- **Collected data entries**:
★ ★ ★ ★ ★

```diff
@@ -393,7 +382,7 @@
                 const uint32_t buf = ccc & 1, buse = ccc >> 1;
                 const int g = ji & 1;
                 uint32_t j4;
-                asm volatile("ld.shared.u32 %0, [%1];" : "=r"(j4) : "r"(tr_idx_a + 4u * (uint32_t)(ji < n_tr ? ji : 0)));
+                asm volatile("ld.shared.u8 %0, [%1];" : "=r"(j4) : "r"(tr_a + (uint32_t)ji));
                 j4 <<= 2;
                 float xv;
                 asm volatile("ld.shared.f32 %0, [%1];" : "=f"(xv) : "r"(xrow_a + j4));
@@ -456,10 +445,29 @@
                     if (BINS && ji < n_tr && rt < nrows) A.bins[(row0 + rt) * d + (j4 >> 2)] = inside ? sel.k : -1;
                 }
                 if (ji < n_tr) asm volatile("st.shared.f32 [%0], %1;" ::"r"(xrow_a + j4), "f"(out) : "memory");
+                int nx;
+                asm volatile("ld.shared.s16 %0, [%1];" : "=r"(nx) : "r"(nx_a + 2u * (uint32_t)ji));
+                if (nx >= 0) {
+                    __nv_bfloat16 q0, q1, q2;
+                    split_bf16x3(out, q0, q1, q2);
+                    const uint32_t a = a1row_a + (uint32_t)nx;
+                    asm volatile("st.shared.b16 [%0], %1;" ::"r"(a), "h"(__bfloat16_as_ushort(q0)) : "memory");
+                    asm volatile("st.shared.b16 [%0], %1;" ::"r"(a + kA1Part), "h"(__bfloat16_as_ushort(q1)) : "memory");
+                    asm volatile("st.shared.b16 [%0], %1;" ::"r"(a + 2 * kA1Part), "h"(__bfloat16_as_ushort(q2)) : "memory");
+                }
                 ld_acc += ld;
             }
             cc += (uint32_t)n_chunks;
-            if (CHAIN && l + 1 < n_layers) named_bar_sync(1, kEpiThreads);
+            if (l + 1 < n_layers) fence_proxy_async_smem();
+            __syncwarp();
+            if (lane == 0) {
+                mbar_arrive(&bars->small_empty[sb]);
+                if (l + 1 < n_layers) mbar_arrive(&bars->a1_ready[s]);
+            }
+            if (l + 1 < n_layers) {
+                if (s == 0) asm volatile("bar.sync 2, %0;" ::"n"(kEpiThreads / 2) : "memory");
+                else asm volatile("bar.sync 3, %0;" ::"n"(kEpiThreads / 2) : "memory");
+            }
             }
 
             if (r3 < kEpiPerSub - 1) ld_s[r3 * kTileRows + rt] = ld_acc;
@@ -481,7 +489,7 @@
             if (A.y != nullptr) {
                 float* yg = A.y + row0 * d;
                 const int n = nrows * d;
-                if (CHAIN && A.permuted) {
+                if (A.permuted) {
                     for (int i = etid; i < n; i += kEpiThreads) {
                         const int r = (dshift >= 0) ? (i >> dshift) : i / d, c = i - r * d;
                         yg[i] = xs[r * kXsStride + A.perm.out_phys[c]];
@@ -938,6 +946,41 @@
     if (pe != cudaSuccess) return set_error(STB_ECUDA, "cudaFuncSetAttribute: %s", cudaGetErrorString(pe));
     return launch_persistent(kern, A, ptiles, 2, kPThreads, kPSmemBytes, stream, "tc_spline_pair_kernel");
 }
+
+static int set_layers(Args& A, const stb_layer* const* layers, int n, const ChainPerm* perm) {
+    A.n_layers = n;
+    A.dim = layers[0]->dim;
+    if (perm) { A.permuted = 1; A.perm = *perm; }
+    MaskSplit m[kMaxChain];
+    for (int l = 0; l < n; ++l) {
+        if (!admit(layers[l], m[l])) return set_error(STB_EINVAL, "layer has no tensor-core path");
+        A.chain_packed[l] = static_cast<const uint8_t*>(layers[l]->packed);
+        A.lower_l[l] = layers[l]->lower; A.upper_l[l] = layers[l]->upper;
+        A.n_chunks_l[l] = (m[l].n_tr + kG - 1) / kG;
+    }
+    LayerTabs& T = A.tab;
+    const auto col = [&](int l, int c) { return (uint8_t)(perm ? perm->phys[l][c] : c); };
+    for (int l = 0; l < n; ++l) {
+        T.n_cond[l] = m[l].n_cond;
+        for (int k = 0; k < kK1; ++k) T.cond_col[l][k] = k < m[l].n_cond ? col(l, m[l].cond_idx[k]) : 0;
+        for (int ji = 0; ji < kMaxTr; ++ji) T.tr_col[l][ji] = col(l, m[l].tr_idx[ji]);
+    }
+    for (int l = 0; l < n; ++l) {
+        uint32_t produced = 0;
+        for (int ji = 0; ji < kMaxTr; ++ji) {
+            T.next_a1[l][ji] = -1;
+            if (l + 1 == n || ji >= m[l].n_tr) continue;
+            for (int k = 0; k < m[l + 1].n_cond; ++k)
+                if (T.cond_col[l + 1][k] == T.tr_col[l][ji]) {
+                    T.next_a1[l][ji] = (int16_t)((k / 8) * 128 + (k % 8) * 2);
+                    produced |= 1u << k;
+                }
+        }
+        if (l + 1 < n) T.a1_early[l + 1] = ~produced;
+    }
+    T.a1_early[0] = ~0u;
+    return STB_OK;
+}
 }
 
 int tc_layer_apply(const stb_layer* L, int direction, const float* x, const float* latent, float* y, float* ldj,
@@ -948,34 +991,23 @@
     A.bins = bins;
     A.latent = L->latent_dim > 0 ? latent : nullptr;
     A.lat_stride = L->latent_dim;
-    if (L->n_bins != kBins) {
-        if (bins) return set_error(STB_ENOTSUP, "the bin-index instrument of the tensor-core path covers 16-bin layers");
-        MaskSplit m;
-        if (!admit(L, m)) return set_error(STB_EINVAL, "layer has no tensor-core path");
-        A.x = x; A.y = y; A.ldj = ldj;
-        A.ldj_mode = ldj ? ldj_mode : STB_LDJ_NONE;
-        A.base_log_prob = base_log_prob;
-        A.inverse = direction == STB_INVERSE;
-        A.rows = rows;
-        A.n_layers = 1; A.dim = L->dim;
-        A.chain_packed[0] = static_cast<const uint8_t*>(L->packed);
-        A.lower_l[0] = L->lower; A.upper_l[0] = L->upper;
-        A.n_chunks_l[0] = (m.n_tr + kG - 1) / kG;
-        return launch_pair(A, L->kind, false, rows, stream);
-    }
-    A.packed = static_cast<const uint8_t*>(L->packed);
     A.x = x; A.y = y; A.ldj = ldj;
     A.ldj_mode = ldj ? ldj_mode : STB_LDJ_NONE;
     A.base_log_prob = base_log_prob;
     A.inverse = direction == STB_INVERSE;
-    A.lower = L->lower; A.upper = L->upper;
     A.rows = rows;
+    const int rc = set_layers(A, &L, 1, nullptr);
+    if (rc != STB_OK) return rc;
+    if (L->n_bins != kBins) {
+        if (bins) return set_error(STB_ENOTSUP, "the bin-index instrument of the tensor-core path covers 16-bin layers");
+        return launch_pair(A, L->kind, false, rows, stream);
+    }
     const long long tiles = (rows + kTileRows - 1) / kTileRows;
     if (tiles > 0x7fffffffLL) return set_error(STB_EINVAL, "too many rows");
     A.n_tiles = (int)tiles;
 
     void (*kern)(Args) = pick_variant(L->kind, A.inverse, bins != nullptr,
-                                      [](auto K, auto I, auto B) { return tc_spline_layer_kernel<K, I, false, B>; });
+                                      [](auto K, auto I, auto B) { return tc_spline_layer_kernel<K, I, B>; });
     return launch_persistent(kern, A, tiles, 1, kThreads, kSmemBytes, stream, "tc_spline_layer_kernel");
 }
 
@@ -1000,23 +1032,13 @@
     A.latent = layers[0]->latent_dim > 0 ? latent : nullptr;
     A.lat_stride = layers[0]->latent_dim;
     if (A.lat_stride > 0 && !latent) return set_error(STB_EINVAL, "layer expects a latent input");
-    if (perm) { A.permuted = 1; A.perm = *perm; }
-    A.packed = static_cast<const uint8_t*>(layers[0]->packed);
     A.x = x; A.y = y; A.ldj = ldj;
     A.ldj_mode = ldj ? ldj_mode : STB_LDJ_NONE;
     A.base_log_prob = base_log_prob;
     A.inverse = direction == STB_INVERSE;
-    A.lower = layers[0]->lower; A.upper = layers[0]->upper;
     A.rows = rows;
-    A.n_layers = n;
-    A.dim = layers[0]->dim;
-    for (int i = 0; i < n; ++i) {
-        MaskSplit m;
-        if (!admit(layers[i], m)) return set_error(STB_EINVAL, "layer has no tensor-core path");
-        A.chain_packed[i] = static_cast<const uint8_t*>(layers[i]->packed);
-        A.lower_l[i] = layers[i]->lower; A.upper_l[i] = layers[i]->upper;
-        A.n_chunks_l[i] = (m.n_tr + kG - 1) / kG;
-    }
+    const int rc = set_layers(A, layers, n, perm);
+    if (rc != STB_OK) return rc;
     const long long tiles = (rows + kTileRows - 1) / kTileRows;
     if (tiles > 0x7fffffffLL) return set_error(STB_EINVAL, "too many rows");
     A.n_tiles = (int)tiles;
@@ -1024,7 +1046,7 @@
     for (int i = 0; i < n; ++i) full = full && layers[i]->n_bins == kBins;
     const bool use_pair = !full || tiles < (long long)sm_count();
     if (use_pair) return launch_pair(A, layers[0]->kind, full, rows, stream);
-    void (*kern)(Args) = pick_variant(layers[0]->kind, A.inverse, [](auto K, auto I) { return tc_spline_layer_kernel<K, I, true>; });
+    void (*kern)(Args) = pick_variant(layers[0]->kind, A.inverse, [](auto K, auto I) { return tc_spline_layer_kernel<K, I>; });
     return launch_persistent(kern, A, tiles, 1, kThreads, kSmemBytes, stream, "tc_spline_layer_kernel (chain)");
 }
 
```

★ ★ ★ ★ ★

- **Your task**: Retrieve each line from the records above where the word "kEpiThreads" occurs.

- **The completed task**:
-            if (CHAIN && l + 1 < n_layers) named_bar_sync(1, kEpiThreads);
+                if (s == 0) asm volatile("bar.sync 2, %0;" ::"n"(kEpiThreads / 2) : "memory");
+                else asm volatile("bar.sync 3, %0;" ::"n"(kEpiThreads / 2) : "memory");
                     for (int i = etid; i < n; i += kEpiThreads) {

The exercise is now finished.